Leigha Sutton holds a newly hatched chick at Brookfield Elementary School. Sky O'Donnell, at right, runs the elementary school's afterschool program for Youngstown State University.

Leigha Sutton holds a newly hatched chick at Brookfield Elementary School. Sky O’Donnell, at right, runs the elementary school’s afterschool program for Youngstown State University.

Before Sky O’Donnell handed the days’ old chick to Austin Farrand, Austin said he was afraid the chick wouldn’t like him.

As Austin, a Brookfield second-grader, cradled the chick in his hands, it was hard to tell what the chick was feeling. It squirmed and looked around. Austin said it felt warm.

Holding the chick was the best part of the weeks’ long process of placing chicken eggs in an incubator, using a light held against an egg to see the embryo inside, watching the chicks break through the shells, and then monitoring the hatched chicks as they scrambled about their enclosure pecking at dry chick food, drinking water and bumping into and climbing over each other, he said.

“I liked it,” Austin said of the process. “I loved it.”

Leigha Sutton, a-fourth grader, said holding the chick was “like holding a baby, but different.”

The eggs were brought to school as part of the afterschool program Youngstown State University runs at Brookfield Elementary School. O’Donnell, a certified teacher, is the teacher of the program, which is funded by a federal 21st Century Community Learning Grant funneled through the Ohio Department of Education.

YSU, which also runs programs in Girard and Lordstown, partnered with the Trumbull County office of the Ohio State University Extension for the “Chick Quest” program, and the eggs were donated by a local farm, where the chicks were returned to live out their days. The extension office provided the incubator, heat lamp, food and feeders, and Ashlee Meardith, extension educator for 4-H youth development, spent time with the students throughout the process.

Julie O'Brien, Brookfield Elementary fourth grader, cradles a newly hatched chick at the school's afterschool program.

Julie O’Brien, Brookfield Elementary fourth grader, cradles a newly hatched chick at the school’s afterschool program.

This was the first year “Chick Quest” had been done in Brookfield.

“We thought this would be interesting for the kids,” said O’Donnell, who livestreamed the hatching process on YouTube. 

Alyssa Malcomson, a second-grader, said she had never been around chicks before and found it “pretty cool.”

The afterschool program runs five days a week and serves 17 students in grades one through four, who are asked to attend at least three days a week, O’Donnell said. The kids get a snack and do activities in a work book and on tablet computers. The program focuses on reading and math skills, and tries to push the students beyond their grade level.

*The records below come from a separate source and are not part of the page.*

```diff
-  if (!bf3_tn && tn_occ() && a_vec && b_vec && lda >= ((M + 3) & ~3ll) && ldb >= ((N + 3) & ~3ll) && M >= 4 && N >= 4) {
+  if (!bf3_tn && tn_occ() && skinny_routes() && (M <= 4 || N <= 4)) {
+    const bool swap = M > 4;
+    const float* T = swap ? B : A;
+    const float* W = swap ? A : B;
+    const int64_t ldt = swap ? ldb : lda, ldw = swap ? lda : ldb, NT = swap ? N : M, NW = swap ? M : N;
+    const bool was_occ = a_vec && b_vec && lda >= ((M + 3) & ~3ll) && ldb >= ((N + 3) & ~3ll) && M >= 4 && N >= 4;
+    kchunk = ceil_div(ceil_div(K, splits), was_occ ? 16 : BK) * (was_occ ? 16 : BK);
+    const int ntile = (int)ceil_div(NW, kWave);
+    const dim3 grid((unsigned)((int64_t)ntile * splits));
+    log_shape("tn_thin", was_occ ? "tn_occ" : "tn_kernel<false>", M, N, K, lda, ldb, A, B, false, false, false);
+#define RECMV_TT(NTT, SW) \
+  hipLaunchKernelGGL((gemm_tn_thin_kernel<NTT, SW>), grid, dim3(kWave), 0, s, T, ldt, W, ldw, (float*)workspace, (int)NW, K, kchunk, ntile)
+#define RECMV_TT2(NTT) \
+  case NTT: if (swap) RECMV_TT(NTT, true); else RECMV_TT(NTT, false); break
+    switch (NT) {
+      RECMV_TT2(1);
+      RECMV_TT2(2);
+      RECMV_TT2(3);
+      default: RECMV_TT2(4);
+    }
+#undef RECMV_TT2
+#undef RECMV_TT
+  } else if (!bf3_tn && tn_occ() && a_vec && b_vec && lda >= ((M + 3) & ~3ll) && ldb >= ((N + 3) & ~3ll) && M >= 4 && N >= 4) {
     kchunk = ceil_div(ceil_div(K, splits), 16) * 16;
     hipLaunchKernelGGL(gemm_tn_occ_kernel<16>, dim3((unsigned)(nbm * nbn * splits)), dim3(kBlk), 2 * 16 * LDM * 4, s, A, lda,
+                       B, ldb, (float*)workspace, (int)M, (int)N, K, nbm, nbn, kchunk);
+  } else if (!bf3_tn && tn_occ() && skinny_routes() && M > 4 && N > 4) {
+    log_shape("tn_occ_scal", "tn_kernel<false>", M, N, K, lda, ldb, A, B, false, false, false);
+    hipLaunchKernelGGL((gemm_tn_occ_kernel<16, true>), dim3((unsigned)(nbm * nbn * splits)), dim3(kBlk), 2 * 16 * LDM * 4, s, A, lda,
                        B, ldb, (float*)workspace, (int)M, (int)N, K, nbm, nbn, kchunk);
   } else if (bf3_tn)
     hipLaunchKernelGGL(gemm_tn_kernel<true>, dim3((unsigned)(nbm * nbn * splits)), dim3(kBlk), kTnLds, s, A, lda, B,
                        ldb, (float*)workspace, (int)M, (int)N, K, nbm, nbn, kchunk, a_vec, b_vec);
-  else
+  else {
+    log_shape("tn_kernel<false>", "tn_kernel<false>", M, N, K, lda, ldb, A, B, false, false, false);
     hipLaunchKernelGGL(gemm_tn_kernel<false>, dim3((unsigned)(nbm * nbn * splits)), dim3(kBlk), kTnLds, s, A, lda, B,
                        ldb, (float*)workspace, (int)M, (int)N, K, nbm, nbn, kchunk, a_vec, b_vec);
+  }
   rc = check_launch("gemm_tn");
   }
   if (rc) return rc;
```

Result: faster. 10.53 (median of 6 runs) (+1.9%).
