constexpr Tables make_tables() {
  Tables T{};
  int ns = 0, nlo = 0, nli = 0, nee = 0;
  constexpr int kind_order[K_NKIND] = {K_LL, K_LE, K_BL, K_EE, K_BE, K_HH, K_HE, K_BH, K_LH};
  for (int ko = 0; ko < K_NKIND; ++ko)
    for (int off = 0; off < 36; ++off) {
      const int kind = kind_order[ko];
      const bool vec = kind >= K_BL;
      if (vec && off >= 6) continue;
      const int dr = vec ? off : off / 6, dc = vec ? 0 : off % 6;
      for (int R = 0; R < 16; ++R)
        for (int C = R; C < 16; ++C) {
          const int tr = col_type(R), tc = col_type(C), r = col_sub(R), c = col_sub(C);
          bool hit = false, neg = false;
          if (tr == 0 && tc == 0) {
            if (kind == K_LL || kind == K_HH) hit = dr == r && dc == c;
            if (kind == K_LH) hit = dr == r && dc == c, neg = true;
          } else if (tr == 0 && tc == 1) {
            if (kind == K_LL) hit = dr == r && dc == 3 + c;
            if (kind == K_LH) hit = dr == 3 + c && dc == r, neg = true;
          } else if (tr == 0 && tc == 2) {
            if (kind == K_LH) hit = dr == r && dc == 3 + c;
            if (kind == K_HH) hit = dr == r && dc == 3 + c, neg = true;
          } else if (tr == 0 && tc == 3) {
            if (kind == K_LE) hit = dr == r && dc == c;
            if (kind == K_HE) hit = dr == r && dc == c, neg = true;
          } else if (tr == 0 && tc == 4) {
            if (kind == K_BL) hit = dr == r;
            if (kind == K_BH) hit = dr == r, neg = true;
          } else if (tr == 1 && tc == 1) {
            if (kind == K_LL) hit = dr == 3 + r && dc == 3 + c;
          } else if (tr == 1 && tc == 2) {
            if (kind == K_LH) hit = dr == 3 + r && dc == 3 + c;
          } else if (tr == 1 && tc == 3) {
            if (kind == K_LE) hit = dr == 3 + r && dc == c;
          } else if (tr == 1 && tc == 4) {
            if (kind == K_BL) hit = dr == 3 + r;
          } else if (tr == 2 && tc == 2) {
            if (kind == K_HH) hit = dr == 3 + r && dc == 3 + c;
          } else if (tr == 2 && tc == 3) {
            if (kind == K_HE) hit = dr == 3 + r && dc == c;
          } else if (tr == 2 && tc == 4) {
            if (kind == K_BH) hit = dr == 3 + r;
          } else if (tr == 3 && tc == 3) {
            if (kind == K_EE) hit = dr == r && dc == c;
          } else if (tr == 3 && tc == 4) {
            if (kind == K_BE) hit = dr == r;
          }
          if (!hit) continue;
          const bool per_segment = kind == K_HH || kind == K_LH || kind == K_HE || kind == K_BH;
          if (per_segment) {
            T.seg[ns++] = tab_entry(R, C, kind, off, neg);
          } else if (kind == K_EE || kind == K_BE) {
            T.ee[nee++] = tab_entry(R, C, kind, off, neg);
          } else {
            T.lo[nlo++] = tab_entry(R, C, kind, off, neg);
          }
        }
    }
  for (int r = 0; r < 6; ++r)
    for (int c = r; c < 6; ++c) T.line[nli++] = tab_entry(r, c, K_LL, r * 6 + c, false);
  for (int r = 0; r < 6; ++r) T.line[nli++] = tab_entry(r, 6, K_BL, r, false);
  return T;
}
__device__ const Tables g_tables = make_tables();
static_assert(make_tables().seg[95] != 0u && make_tables().seg[96] == 0u, "63 hi-role + 33 (lo, hi) per-segment destinations = three full rounds");
static_assert(make_tables().lo[62] != 0u && make_tables().lo[63] == 0u, "63 per-anchor destinations");
static_assert(make_tables().ee[26] != 0u && make_tables().ee[27] == 0u, "27 extrinsic destinations");
static_assert(make_tables().line[26] != 0u && make_tables().line[27] == 0u, "27 line destinations");


__device__ __forceinline__ void dmma(double& d0, double& d1, double a, double b) {
  asm volatile("mma.sync.aligned.m8n8k4.row.col.f64.f64.f64.f64 {%0,%1}, {%2}, {%3}, {%0,%1};"
               : "+d"(d0), "+d"(d1)
               : "d"(a), "d"(b));
}

__device__ __forceinline__ int blk(int br, int bc, int NB) { return br * NB - (br * (br - 1)) / 2 + (bc - br); }

__device__ __forceinline__ int swz(int f) { return ((f & 1) << 2) ^ ((f >> 1) & 3); }

struct Dest {
  int src;
  int off;
  int kind;
  unsigned sign;
};
__device__ __forceinline__ Dest decode(uint32_t e) {
  Dest d;
  d.src = (e >> 31) ? (int)(e & 0xff) : -1;
  d.off = (e >> 12) & 63;
  d.kind = (e >> 8) & 15;
  d.sign = ((e >> 18) & 1u) << 31;
  return d;
}
template <int ROUNDS>
__device__ __forceinline__ void scatter(const double* __restrict__ patch, const Dest* tab, double* __restrict__ Hc,
                                        int mybase, bool store_lh = false) {
  double v[ROUNDS];
  double* dst[ROUNDS];
#pragma unroll
  for (int r = 0; r < ROUNDS; ++r) {
    const int base = __shfl_sync(0xffffffffu, mybase, tab[r].kind);
    dst[r] = Hc + base + tab[r].off;
    const double x = patch[tab[r].src >= 0 ? tab[r].src : 0];
    v[r] = __hiloint2double(__double2hiint(x) ^ (int)tab[r].sign, __double2loint(x));
  }
#pragma unroll
  for (int r = 0; r < ROUNDS; ++r) {
    if (tab[r].src >= 0) {
      if (store_lh && tab[r].kind == K_LH) *dst[r] = v[r];
      else atomicAdd(dst[r], v[r]);
    }
  }
}

__device__ __forceinline__ int kind_base(int rs, int cs, bool isb, int lo, int hi, int NB, int boff) {
  const int e = NB - 1;
  const int x = rs == 0 ? lo : (rs == 1 ? hi : e), y = cs == 0 ? lo : (cs == 1 ? hi : e);
  return isb ? boff + 6 * x : blk(x, y, NB) * 36;
}

__device__ __forceinline__ void put_patch(double* __restrict__ patch, int lane, const double (&G)[6]) {
  double2* p2 = reinterpret_cast<double2*>(patch);
  const int o = (lane >> 2) * 4 + (lane & 3);
  p2[o] = make_double2(G[0], G[1]);
  p2[32 + o] = make_double2(G[2], G[3]);
  p2[64 + o] = make_double2(G[4], G[5]);
}
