@@ -178,16 +233,15 @@
 }
 
 template <typename T, int G, bool SHIFT>
-__global__ __launch_bounds__(256) void build_nlist_kernel(const typename Vec4<T>::type *__restrict__ pos,
-                                                          const typename Vec4<T>::type *__restrict__ pos_sorted,
-                                                          unsigned N, SBox<T> b, T rl2, int nx, int ny, int nz,
-                                                          int wx, int wy, int wz,
-                                                          const unsigned *__restrict__ cell_start, unsigned pitch,
-                                                          int type_split,
-                                                          unsigned *__restrict__ n_neigh, unsigned *__restrict__ head_list,
-                                                          unsigned *__restrict__ nlist, unsigned *__restrict__ max_neigh,
-                                                          const uint4 *__restrict__ ranges, Gate gate) {
-    if (gate.closed()) return;
+__device__ __forceinline__ void build_nlist_body(const typename Vec4<T>::type *__restrict__ pos,
+                                                 const typename Vec4<T>::type *__restrict__ pos_sorted,
+                                                 unsigned N, const SBox<T> &b, T rl2, int nx, int ny, int nz,
+                                                 int wx, int wy, int wz,
+                                                 const unsigned *__restrict__ cell_start, unsigned pitch,
+                                                 int type_split,
+                                                 unsigned *__restrict__ n_neigh, unsigned *__restrict__ head_list,
+                                                 unsigned *__restrict__ nlist, unsigned *__restrict__ max_neigh,
+                                                 const uint4 *__restrict__ ranges) {
     const unsigned lane = threadIdx.x & 63u, g = lane % G, sub = lane / G;
     const unsigned i = ((blockIdx.x * blockDim.x + threadIdx.x) >> 6) * (64 / G) + sub;
     const bool in_range = i < N;
@@ -243,8 +297,23 @@
     if (in_range && g == 0) {
         n_neigh[i] = count < pitch ? count : pitch;
         head_list[i] = i * pitch;
-        if (count > *(volatile unsigned *)max_neigh) atomicMax(max_neigh, count);
-    }
+        row_count_max(max_neigh, count);
+    }
+}
+template <typename T, int G, bool SHIFT>
+__global__ __launch_bounds__(256) void build_nlist_kernel(const typename Vec4<T>::type *__restrict__ pos,
+                                                          const typename Vec4<T>::type *__restrict__ pos_sorted,
+                                                          unsigned N, SBox<T> b, T rl2, int nx, int ny, int nz,
+                                                          int wx, int wy, int wz,
+                                                          const unsigned *__restrict__ cell_start, unsigned pitch,
+                                                          int type_split,
+                                                          unsigned *__restrict__ n_neigh, unsigned *__restrict__ head_list,
+                                                          unsigned *__restrict__ nlist, unsigned *__restrict__ max_neigh,
+                                                          const uint4 *__restrict__ ranges, Gate gate, StatOut so) {
+    if (gate.closed()) return;
+    build_nlist_body<T, G, SHIFT>(pos, pos_sorted, N, b, rl2, nx, ny, nz, wx, wy, wz, cell_start, pitch, type_split, n_neigh, head_list,
+                                  nlist, max_neigh, ranges);
+    report_stat(so);
 }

Most days, the students hear from a speaker and do an activity. YSU exercise students have come into class to run the kids through physical fitness activities. Other speakers have included healthcare professionals, veterinary technicians and a representative of the Mahoning Valley Manufacturers Coalition.

The program strives to bolster what the school already is doing, O’Donnell said.

“We also work on social skills,” he said. “We try to give them a different experience from what they get in a typical school day.”

The students get to go to OH WOW! The Roger and Gloria Jones Children’s Center for Science and Technology in Youngstown, and Barnes and Noble in Boardman, where they can pick out a book to take home.

Students often go home with games, books and activity sets, and there are family nights. The students also can participate in a field trip-heavy, one-month summer program.